*** Opening of Supplied material ***
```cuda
template <int N, class Emit>
__device__ __forceinline__ void drain_acc(const float (&acc)[N / 2], float* stg, int t128, int bar_id, Emit&& emit) {
  const int wrow = 16 * (t128 >> 5) + ((t128 & 31) >> 2), wcol = 2 * (t128 & 3);
#pragma unroll 1
  for (int c0 = 0; c0 < N; c0 += 32) {
#pragma unroll
    for (int cc = 0; cc < N; cc += 32) {
      if (cc == c0) {
#pragma unroll
        for (int j = 0; j < 4; ++j) {
          if (cc + 8 * j < N) {
            const int i = (cc / 8 + j) * 4;
            *reinterpret_cast<float2*>(stg + wrow * STG_LD + 8 * j + wcol) = make_float2(acc[i], acc[i + 1]);
            *reinterpret_cast<float2*>(stg + (wrow + 8) * STG_LD + 8 * j + wcol) = make_float2(acc[i + 2], acc[i + 3]);
          }
        }
      }
    }
    ppx::named_bar(bar_id, 128);
    const int c = c0 + 16 * (t128 & 1);
    if (c < N) emit(stg + (t128 >> 1) * STG_LD + 16 * (t128 & 1), t128 >> 1, c);
    ppx::named_bar(bar_id, 128);
  }
}

template <bool SPLIT = false, int EPI = -1>
__device__ __forceinline__ void epilogue_from_stage(const PPConvParams& p, const float* src, long long mrow, int g, int ng0) {
  if constexpr (SPLIT) {
    float acc[16];
#pragma unroll
    for (int i = 0; i < 16; i += 4) {
      const float4 v = *reinterpret_cast<const float4*>(src + i);
      acc[i] = v.x; acc[i + 1] = v.y; acc[i + 2] = v.z; acc[i + 3] = v.w;
    }
// ... 47 lines not shown
```

comfyui_propainter_nodes_b200/csrc/conv_gemm.cu:

```cuda
#include <string.h>

#include "conv_epilogue.cuh"
#include "conv_igemm.cuh"

namespace {

constexpr int NUM_THREADS = 384;
constexpr int NUM_CONSUMERS = 256;
constexpr int WARP_PRODUCER = 8;
constexpr int STAGE_BYTES = 48 * 1024;
constexpr int STAGES = 3;
constexpr int OUT_BYTES = 64 * 1024;
constexpr int BIAS_BYTES = 2 * 256 * 4;
constexpr int SMEM_BYTES = 1024 + STAGES * STAGE_BYTES + OUT_BYTES + 1024 + BIAS_BYTES;

struct GemmParams {
  PPConvParams c;
  CUtensorMap tmap_a[PP_MAX_SEGS];
  CUtensorMap tmap_out;
  CUtensorMap tmap_res;
  int m_tiles, n_tiles, chunks;
  int debug;
};

struct Smem {
  uint8_t* stages;
  uint8_t* out;
  uint64_t *full, *empty, *res;
  float* bias;
};
__device__ __forceinline__ Smem gemm_smem() {
  uint8_t* base = ppx::dyn_smem_1024();
  Smem m;
  m.stages = base;
  m.out = base + STAGES * STAGE_BYTES;
  m.full = reinterpret_cast<uint64_t*>(m.out + OUT_BYTES);
  m.empty = m.full + STAGES;
  m.res = m.empty + STAGES;
  m.bias = reinterpret_cast<float*>(m.out + OUT_BYTES + 1024);
  return m;
}

template <int MB, int BN>
__device__ __forceinline__ void gemm_tile(const GemmParams& h, const Smem& m, int tile, int& s, uint32_t& ph, uint32_t& rph,
                                          int wg, int t128) {
  using namespace ppx;
  const PPConvParams& p = h.c;
  constexpr int A_BYTES = 128 * MB * 128;
  constexpr int WG_ROWS = 64 * MB;
  constexpr int PANEL = 128 * MB * 128;
  const int n0 = (tile % h.n_tiles) * BN;
  const int m0 = (tile / h.n_tiles) * (128 * MB);
  float acc[MB][BN / 2];
  int prev = -1;
  for (int c = 0; c < h.chunks; ++c) {
    mbar_wait(&m.full[s], ph);
    const uint32_t a = smem_u32(m.stages + s * STAGE_BYTES);
    uint64_t adesc[MB];
#pragma unroll
    for (int b = 0; b < MB; ++b) adesc[b] = gmma_desc_sw128_kmajor(a + (wg * MB + b) * 64 * 128);
    const uint64_t bdesc = gmma_desc_sw128_kmajor(a + A_BYTES);
    wgmma_fence();
#pragma unroll
    for (int k = 0; k < 4; ++k)
#pragma unroll
      for (int b = 0; b < MB; ++b) wgmma_f16<BN>(acc[b], adesc[b] + 2 * k, bdesc + 2 * k, (c | k) != 0 ? 1u : 0u);
    wgmma_commit();
    wgmma_wait<1>();
    if (prev >= 0) mbar_arrive(&m.empty[prev]);
    prev = s;
    if (++s == STAGES) { s = 0; ph ^= 1; }
  }
  wgmma_wait<0>();
#pragma unroll
  for (int b = 0; b < MB; ++b) wgmma_fence_acc(acc[b]);
  mbar_arrive(&m.empty[prev]);
  if (h.debug & 1) return;

  const int bar_id = 2 + wg, row0 = m0 + wg * WG_ROWS;
  const int npanel = (min(BN, p.Cout_g - n0) + 63) / 64;
  uint8_t* so = m.out + wg * WG_ROWS * 128;
  const bool issuer = t128 == 0;
  float* bs = m.bias + wg * 256;
  ppconv::stage_bias<BN>(p, bs, 0, n0, t128);
  if (issuer) tma_store_wait_read<0>();
  named_bar(bar_id, 128);
  const bool has_res = p.aux0 != nullptr;
  if (has_res) {
    if (issuer) {
      mbar_arrive_expect_tx(&m.res[wg], (uint32_t)(npanel * WG_ROWS * 128));
      for (int pnl = 0; pnl < npanel; ++pnl) tma_load_2d(smem_u32(so + pnl * PANEL), &h.tmap_res, n0 + pnl * 64, row0, &m.res[wg]);
    }
    mbar_wait(&m.res[wg], rph);
    rph ^= 1;
  }
  auto epilogue = [&](auto act1) {
    ppconv::frag_epilogue<MB, BN, 64, PANEL, PP_EPI_STD, decltype(act1)::value>(p, acc, so, nullptr, bs, has_res, false, 0,
                                                                                t128);
  };
  switch (p.act1) {
    case PP_ACT_RELU: epilogue(ppconv::IntC<PP_ACT_RELU>{}); break;
    case PP_ACT_LRELU: epilogue(ppconv::IntC<PP_ACT_LRELU>{}); break;
    case PP_ACT_SIGMOID: epilogue(ppconv::IntC<PP_ACT_SIGMOID>{}); break;
    case PP_ACT_TANH: epilogue(ppconv::IntC<PP_ACT_TANH>{}); break;
    case PP_ACT_GELU: epilogue(ppconv::IntC<PP_ACT_GELU>{}); break;
    default: epilogue(ppconv::IntC<PP_ACT_NONE>{}); break;
  }
  fence_proxy_async();
  named_bar(bar_id, 128);
  if (issuer) {
    for (int pnl = 0; pnl < npanel; ++pnl) tma_store_2d(&h.tmap_out, smem_u32(so + pnl * PANEL), n0 + pnl * 64, row0);
    tma_store_commit();
  }
}

template <int MB>
__global__ void __launch_bounds__(NUM_THREADS, 1) conv_gemm_kernel(const __grid_constant__ GemmParams h) {
  using namespace ppx;
  constexpr int BN = 256 / MB;
  constexpr int A_BYTES = 128 * MB * 128;
  const Smem m = gemm_smem();
  const PPConvParams& p = h.c;
  const int tid = threadIdx.x, warp = tid >> 5;
  const int total_tiles = h.m_tiles * h.n_tiles;
  if (tid == 0) {
    for (int s = 0; s < STAGES; ++s) { mbar_init(&m.full[s], 1); mbar_init(&m.empty[s], NUM_CONSUMERS); }
    mbar_init(&m.res[0], 1);
    mbar_init(&m.res[1], 1);
    mbar_fence_init();
  }
  __syncthreads();
  asm volatile("griddepcontrol.wait;" ::: "memory");
  asm volatile("griddepcontrol.launch_dependents;" ::: "memory");

  if (warp < 8) setmaxnreg_inc<232>();
  else setmaxnreg_dec<40>();
  if (warp < 8) {
    const int wg = tid >> 7, t128 = tid & 127;
    int s = 0;
    uint32_t ph = 0, rph = 0;
    for (int tile = blockIdx.x; tile < total_tiles; tile += gridDim.x) gemm_tile<MB, BN>(h, m, tile, s, ph, rph, wg, t128);
    if (t128 == 0) tma_store_wait<0>();
  } else if (warp == WARP_PRODUCER) {
    if (elect_one()) {
      int s = 0;
      uint32_t ph = 0;
      for (int tile = blockIdx.x; tile < total_tiles; tile += gridDim.x) {
        const int n0 = (tile % h.n_tiles) * BN;
        const int m0 = (tile / h.n_tiles) * (128 * MB);
        const uint32_t b_bytes = (uint32_t)(min(BN, p.Cout_g_pad - n0) * 128);
        for (int c = 0; c < h.chunks; ++c) {
          const int ci = c * 64;
          const int q = pp_seg_of(p, ci);
          mbar_wait(&m.empty[s], ph ^ 1);
          mbar_arrive_expect_tx(&m.full[s], (uint32_t)A_BYTES + b_bytes);
          const uint32_t dst = smem_u32(m.stages + s * STAGE_BYTES);
          tma_load_4d(dst, &h.tmap_a[q], ci - p.seg[q].cbegin, m0, 0, 0, &m.full[s]);
          bulk_g2s(dst + A_BYTES, p.wpacked + ((long long)c * p.Cout_g_pad + n0) * 64, b_bytes, &m.full[s]);
          if (++s == STAGES) { s = 0; ph ^= 1; }
        }
      }
    }
  }
}

int gemm_mb(const PPConvParams& p) { return p.Cout_g_pad <= 128 && p.M_total >= 256 ? 2 : 1; }

long long gemm_tiles(const PPConvParams& p, int mb) {
  return pp_ceil_div64(p.M_total, 128 * mb) * pp_ceil_div(p.Cout_g_pad, 256 / mb);
}

}

int pp_conv_gemm_eligible(const PPConvParams& p) {
  if (p.kh != 1 || p.kw != 1 || p.sh != 1 || p.sw != 1 || p.ph != 0 || p.pw != 0 || p.pad_replicate) return 0;
  if (p.groups != 1 || p.split || p.epi != PP_EPI_STD || p.out_fp32 || p.M_total < 128) return 0;
  if (!pp_conv_segs_chunked(p, true)) return 0;
  if (!aligned16(p.out, p.out_cstride, p.out_coff)) return 0;
  if (p.aux0 != nullptr && !aligned16(p.aux0, p.aux0_cstride, p.aux0_coff)) return 0;
  if (p.bias != nullptr && (reinterpret_cast<uintptr_t>(p.bias) & 7) != 0) return 0;
  int num_sms = 0;
  if (pp_num_sms(&num_sms) != PP_OK || gemm_tiles(p, gemm_mb(p)) < num_sms) return 0;
  return pp_tmap_supported() ? 1 : 0;
}

int pp_launch_conv_gemm(const PPConvParams& pin, cudaStream_t stream) {
  static bool attr_set = false;
  if (!attr_set) {
    PP_CUDA_CHECK(cudaFuncSetAttribute(conv_gemm_kernel<1>, cudaFuncAttributeMaxDynamicSharedMemorySize, SMEM_BYTES));
    PP_CUDA_CHECK(cudaFuncSetAttribute(conv_gemm_kernel<2>, cudaFuncAttributeMaxDynamicSharedMemorySize, SMEM_BYTES));
    attr_set = true;
  }
  GemmParams h;
  memset(&h, 0, sizeof(h));
  h.c = pin;
  const PPConvParams& p = h.c;
  const int mb = gemm_mb(p);
  h.m_tiles = (int)pp_ceil_div64(p.M_total, 128 * mb);
  h.n_tiles = pp_ceil_div(p.Cout_g_pad, 256 / mb);
  h.chunks = pp_ceil_div(p.Cin, 64);
  PP_REQUIRE((long long)h.m_tiles * h.n_tiles < (1LL << 31), "conv_gemm: too many tiles");
  h.debug = pp_conv_noepi();
  PP_TRY(pp_conv_input_tmaps(p, 128 * mb, 1, true, h.tmap_a));
  PP_TRY(pp_tmap_2d_f16(&h.tmap_out, static_cast<const __half*>(p.out) + p.out_coff, p.Cout_g, p.M_total, p.out_cstride, 64 * mb));
  if (p.aux0 != nullptr)
    PP_TRY(pp_tmap_2d_f16(&h.tmap_res, p.aux0 + p.aux0_coff, p.Cout_g, p.M_total, p.aux0_cstride, 64 * mb));
  int num_sms = 0;
  PP_TRY(pp_num_sms(&num_sms));
  return pp_conv_launch(mb == 2 ? conv_gemm_kernel<2> : conv_gemm_kernel<1>, h, min(h.m_tiles * h.n_tiles, num_sms),
                        NUM_THREADS, SMEM_BYTES, stream);
}
```

comfyui_propainter_nodes_b200/csrc/conv_halo.cu:

```cuda
#include <cuda.h>
#include <stdlib.h>
#include <string.h>

#include <memory>

#include "conv_epilogue.cuh"
#include "conv_igemm.cuh"
#include "dcn_sample.cuh"

namespace {

constexpr int NUM_THREADS = 384;
constexpr int NUM_EPI_THREADS = 256;
constexpr int WARP_A = 8, WARP_B = 9;
constexpr int MAX_SA = 4, MAX_SB = 8;
constexpr int SMEM_BUDGET = 186 * 1024;
constexpr int SMEM_MAX = 227 * 1024;
constexpr int SMEM_ALIGN_SLACK = 1024;
constexpr int BAR_BLOCK_BYTES = 1024;
constexpr int DRAIN_EPI_BYTES = 2 * ppconv::STG_BYTES;

struct HaloLayer {
  PPConvParams c;
  CUtensorMap tmap[PP_MAX_SEGS];
// ... 91 lines not shown
__device__ __forceinline__ void halo_tap_group(int tn, float (&acc)[MB][BN / 2], uint64_t (&adesc)[MB], uint64_t bdesc,
                                               uint32_t& accum, int& kx, int kw, uint32_t step_x, uint32_t step_row,
                                               uint32_t tap16) {
  using namespace ppx;
  if constexpr (NT > 1) {
    if (tn < NT) {
      halo_tap_group<BN, MB, NT - 1, TF32>(tn, acc, adesc, bdesc, accum, kx, kw, step_x, step_row, tap16);
      return;
    }
  }
  wgmma_fence();
#pragma unroll
  for (int tt = 0; tt < NT; ++tt) halo_tap<BN, MB, TF32>(acc, adesc, bdesc, accum, kx, kw, step_x, step_row, tap16);
  wgmma_commit();
}

template <int BN, int MB, int NT, bool TF32, class BeforeWait>
__device__ __forceinline__ void halo_mainloop(const HaloLayer& h, const HaloSmem& m, Ring& ra, Ring& rb, int wg,
                                              float (&acc)[MB][BN / 2], BeforeWait&& before_wait) {
  using namespace ppx;
  const PPConvParams& p = h.c;
  const int taps = p.kh * p.kw;
  const uint32_t sbo = h.flat ? 1024u : (uint32_t)h.BW * 128;
  const uint32_t step_x = (uint32_t)p.dw * 8;
  const uint32_t step_row = (uint32_t)(p.dh * h.BW - (p.kw - 1) * p.dw) * 8;
  const uint32_t tap16 = (uint32_t)p.BN * 8;
  const int kw = p.kw;
  uint32_t aoff[MB];
#pragma unroll
  for (int b = 0; b < MB; ++b) aoff[b] = MB == 2 ? wg * h.sub_bytes + b * 8 * sbo : wg * 8 * sbo;
  uint32_t accum = 0;
  int pend_a = -1, pend_b = -1;
  for (int c = 0; c < h.chunks; ++c) {
    mbar_wait(&m.a_full[ra.s], ra.ph);
    uint64_t adesc[MB];
#pragma unroll
    for (int b = 0; b < MB; ++b) adesc[b] = gmma_desc_sw128_kmajor(smem_u32(m.a + ra.s * m.a_stage_bytes) + aoff[b], sbo);
    int kx = 0;
    for (int tap0 = 0; tap0 < taps; tap0 += h.tps) {
      mbar_wait(&m.b_full[rb.s], rb.ph);
      const uint64_t bdesc = gmma_desc_sw128_kmajor(smem_u32(m.b + rb.s * m.b_stage_bytes));
      halo_tap_group<BN, MB, NT, TF32>(min(h.tps, taps - tap0), acc, adesc, bdesc, accum, kx, kw, step_x, step_row, tap16);
      wgmma_wait<1>();
      if (pend_b >= 0) mbar_arrive(&m.b_empty[pend_b]);
      if (pend_a >= 0) mbar_arrive(&m.a_empty[pend_a]);
      pend_b = rb.s;
      pend_a = tap0 + h.tps >= taps ? ra.s : -1;
      if (++rb.s == m.SB) { rb.s = 0; rb.ph ^= 1; }
    }
    if (++ra.s == m.SA) { ra.s = 0; ra.ph ^= 1; }
  }
  before_wait();
  wgmma_wait<0>();
#pragma unroll
  for (int b = 0; b < MB; ++b) wgmma_fence_acc(acc[b]);
  if (pend_b >= 0) mbar_arrive(&m.b_empty[pend_b]);
  if (pend_a >= 0) mbar_arrive(&m.a_empty[pend_a]);
}

template <int BN, int MB, int NT, bool TF32 = false, bool PROG = false>
__device__ __forceinline__ void halo_tile(const HaloLayer& h, int tile, const HaloSmem& m, Ring& ra, Ring& rb, float* stg,
                                          int wg, int t128) {
  const PPConvParams& p = h.c;
  const TileCoord t = decode_tile(h, tile);
  const int n0 = t.n_idx * p.BN;
  const int bnt = min(p.BN, p.Cout_g_pad - n0);
  float acc[MB][BN / 2];
  halo_mainloop<BN, MB, NT, TF32>(h, m, ra, rb, wg, acc, [] {});

  const bool skip = (h.debug & 1) != 0;
#pragma unroll
  for (int b = 0; b < MB; ++b) {
    const int sub = MB == 2 ? wg : 0, rbase = MB == 2 ? 64 * b : 64 * wg;
    ppconv::drain_acc<BN>(acc[b], stg, t128, 4 + wg, [&](const float* src, int r64, int cc) {
      const int r = rbase + r64;
      bool mvalid;
      long long mrow;
      if (h.flat) {
        mrow = ((long long)t.tx * h.MT + sub) * 128 + r;
        mvalid = mrow < p.M_total;
      } else {
        const int oy = t.ty * 16 + (r >> 3), ox = t.tx * (8 * h.MT) + 8 * sub + (r & 7);
        mvalid = oy < p.OH && ox < p.OW;
        mrow = ((long long)t.img * p.OH + oy) * p.OW + ox;
      }
      if (!mvalid || skip || cc >= bnt || n0 + cc >= p.Cout_g) return;
      ppconv::epilogue_from_stage<TF32, PROG ? PP_EPI_STD : -1>(p, src, mrow, t.g, n0 + cc);
    });
  }
}

__host__ __device__ constexpr int halo_panel_width(int bn) { return bn % 64 == 0 ? 64 : bn % 32 == 0 ? 32 : 16; }
__host__ __device__ constexpr int halo_out_stage_bytes(int mt, int bn) { return 2 * 64 * mt * bn * 2; }
__host__ __device__ constexpr int halo_out_bias_bytes(int bn) { return (2 * bn * 4 + 1023) / 1024 * 1024; }
__host__ __device__ constexpr int halo_out_z_bytes(int mt, int bn) { return 2 * 64 * mt * halo_panel_width(bn) * 2; }
__host__ __device__ constexpr int halo_tma_region_bytes(int mt, int bn, bool gru_h) {
  return halo_out_stage_bytes(mt, bn) + halo_out_bias_bytes(bn) + (gru_h ? halo_out_z_bytes(mt, bn) : 0);
}
__host__ __device__ inline int halo_epi_bytes(const HaloParams& h) {
  return h.tma_out ? halo_tma_region_bytes(h.MT, h.c.BN, h.c.epi == PP_EPI_GRU_H) : DRAIN_EPI_BYTES;
}
__device__ __forceinline__ uint64_t* halo_out_bar(const HaloSmem& m, int wg) { return m.spare + 1 + wg; }

template <int BN, int MB, int NT>
__device__ __forceinline__ void halo_tile_tma(const HaloParams& h, int tile, const HaloSmem& m, Ring& ra, Ring& rb,
                                              uint32_t& xph, int wg, int t128) {
  using namespace ppx;
  const PPConvParams& p = h.c;
  constexpr int PW = halo_panel_width(BN);
  constexpr int PANEL = 64 * MB * PW * 2;
  const TileCoord t = decode_tile(h, tile);
  const int n0 = t.n_idx * BN;
  const int epi = p.epi;
  const int half_c = p.Cout_g >> 1;
  const bool r_tile = epi == PP_EPI_GRU_ZR && n0 >= half_c;
  const bool has_aux = epi == PP_EPI_STD ? p.aux0 != nullptr : (epi == PP_EPI_GRU_H || r_tile);
  const int npanel = (min(BN, p.Cout_g - n0) + PW - 1) / PW;
  uint8_t* so = m.epi + wg * (64 * MB * BN * 2);
  float* bs = reinterpret_cast<float*>(m.epi + halo_out_stage_bytes(MB, BN)) + wg * BN;
  uint8_t* zb = m.epi + halo_out_stage_bytes(MB, BN) + halo_out_bias_bytes(BN) + wg * PANEL;
  uint64_t* xbar = halo_out_bar(m, wg);
  int x0, y0, img;
  if (h.flat) {
    x0 = MB == 2 ? (t.tx * 2 + wg) * 128 : t.tx * 128 + 64 * wg; y0 = 0; img = 0;
  } else {
    x0 = t.tx * (8 * MB) + (MB == 2 ? 8 * wg : 0); y0 = t.ty * 16 + (MB == 2 ? 0 : 8 * wg); img = t.img;
  }
  const int aux_c = r_tile ? n0 - half_c : n0;
  const bool issuer = t128 == 0;
  const bool skip = (h.debug & 1) != 0;
  float acc[MB][BN / 2];
  halo_mainloop<BN, MB, NT, false>(h, m, ra, rb, wg, acc, [&] {
    if (issuer && has_aux && !skip) {
      tma_store_wait_read<0>();
      const int nz = epi == PP_EPI_GRU_H ? 1 : 0;
      mbar_arrive_expect_tx(xbar, (uint32_t)((npanel + nz) * PANEL));
      for (int pn = 0; pn < npanel; ++pn)
        tma_load_4d(smem_u32(so + pn * PANEL), &h.tm_aux0, aux_c + pn * PW, x0, y0, img, xbar);
      if (nz) tma_load_4d(smem_u32(zb), &h.tm_aux1, n0, x0, y0, img, xbar);
    }
  });
  if (skip) return;

  ppconv::stage_bias<BN>(p, bs, t.g * p.Cout_g, n0, t128);
  const int bar_id = 4 + wg;
  if (issuer && !has_aux) tma_store_wait_read<0>();
  named_bar(bar_id, 128);
  if (has_aux) {
    mbar_wait(xbar, xph);
    xph ^= 1;
  }
  using ppconv::IntC;
  auto epilogue = [&](auto kind, auto act1, bool aux, int P) {
    ppconv::frag_epilogue<MB, BN, PW, PANEL, decltype(kind)::value, decltype(act1)::value>(p, acc, so, zb, bs, aux, r_tile,
                                                                                           P, t128);
  };
  if (epi == PP_EPI_STD) {
    switch (p.act1) {
      case PP_ACT_RELU: epilogue(IntC<PP_EPI_STD>{}, IntC<PP_ACT_RELU>{}, has_aux, 0); break;
      case PP_ACT_LRELU: epilogue(IntC<PP_EPI_STD>{}, IntC<PP_ACT_LRELU>{}, has_aux, 0); break;
      default: epilogue(IntC<PP_EPI_STD>{}, IntC<PP_ACT_NONE>{}, has_aux, 0); break;
    }
  } else if (epi == PP_EPI_GRU_ZR) {
    epilogue(IntC<PP_EPI_GRU_ZR>{}, IntC<PP_ACT_NONE>{}, r_tile, 0);
  } else {
#pragma unroll 1
    for (int pn = 0; pn < npanel; ++pn) {
      if (pn > 0) {
        named_bar(bar_id, 128);
        if (issuer) {
          mbar_arrive_expect_tx(xbar, (uint32_t)PANEL);
          tma_load_4d(smem_u32(zb), &h.tm_aux1, n0 + pn * PW, x0, y0, img, xbar);
        }
        mbar_wait(xbar, xph);
        xph ^= 1;
      }
      epilogue(IntC<PP_EPI_GRU_H>{}, IntC<PP_ACT_NONE>{}, true, pn);
    }
  }
  fence_proxy_async();
  named_bar(bar_id, 128);
  if (issuer) {
    const CUtensorMap* tm = r_tile ? &h.tm_out2 : &h.tm_out;
    const int c0 = r_tile ? n0 - half_c : t.g * p.out_gstep + n0;
    for (int pn = 0; pn < npanel; ++pn) tma_store_4d(tm, smem_u32(so + pn * PANEL), c0 + pn * PW, x0, y0, img);
    tma_store_commit();
  }
}
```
*** Close of Supplied material ***
Problem: In the preceding material, find each line holding the word "GemmParams" and copy it out.

Exercise response:
struct GemmParams {
__device__ __forceinline__ void gemm_tile(const GemmParams& h, const Smem& m, int tile, int& s, uint32_t& ph, uint32_t& rph,
__global__ void __launch_bounds__(NUM_THREADS, 1) conv_gemm_kernel(const __grid_constant__ GemmParams h) {
  GemmParams h;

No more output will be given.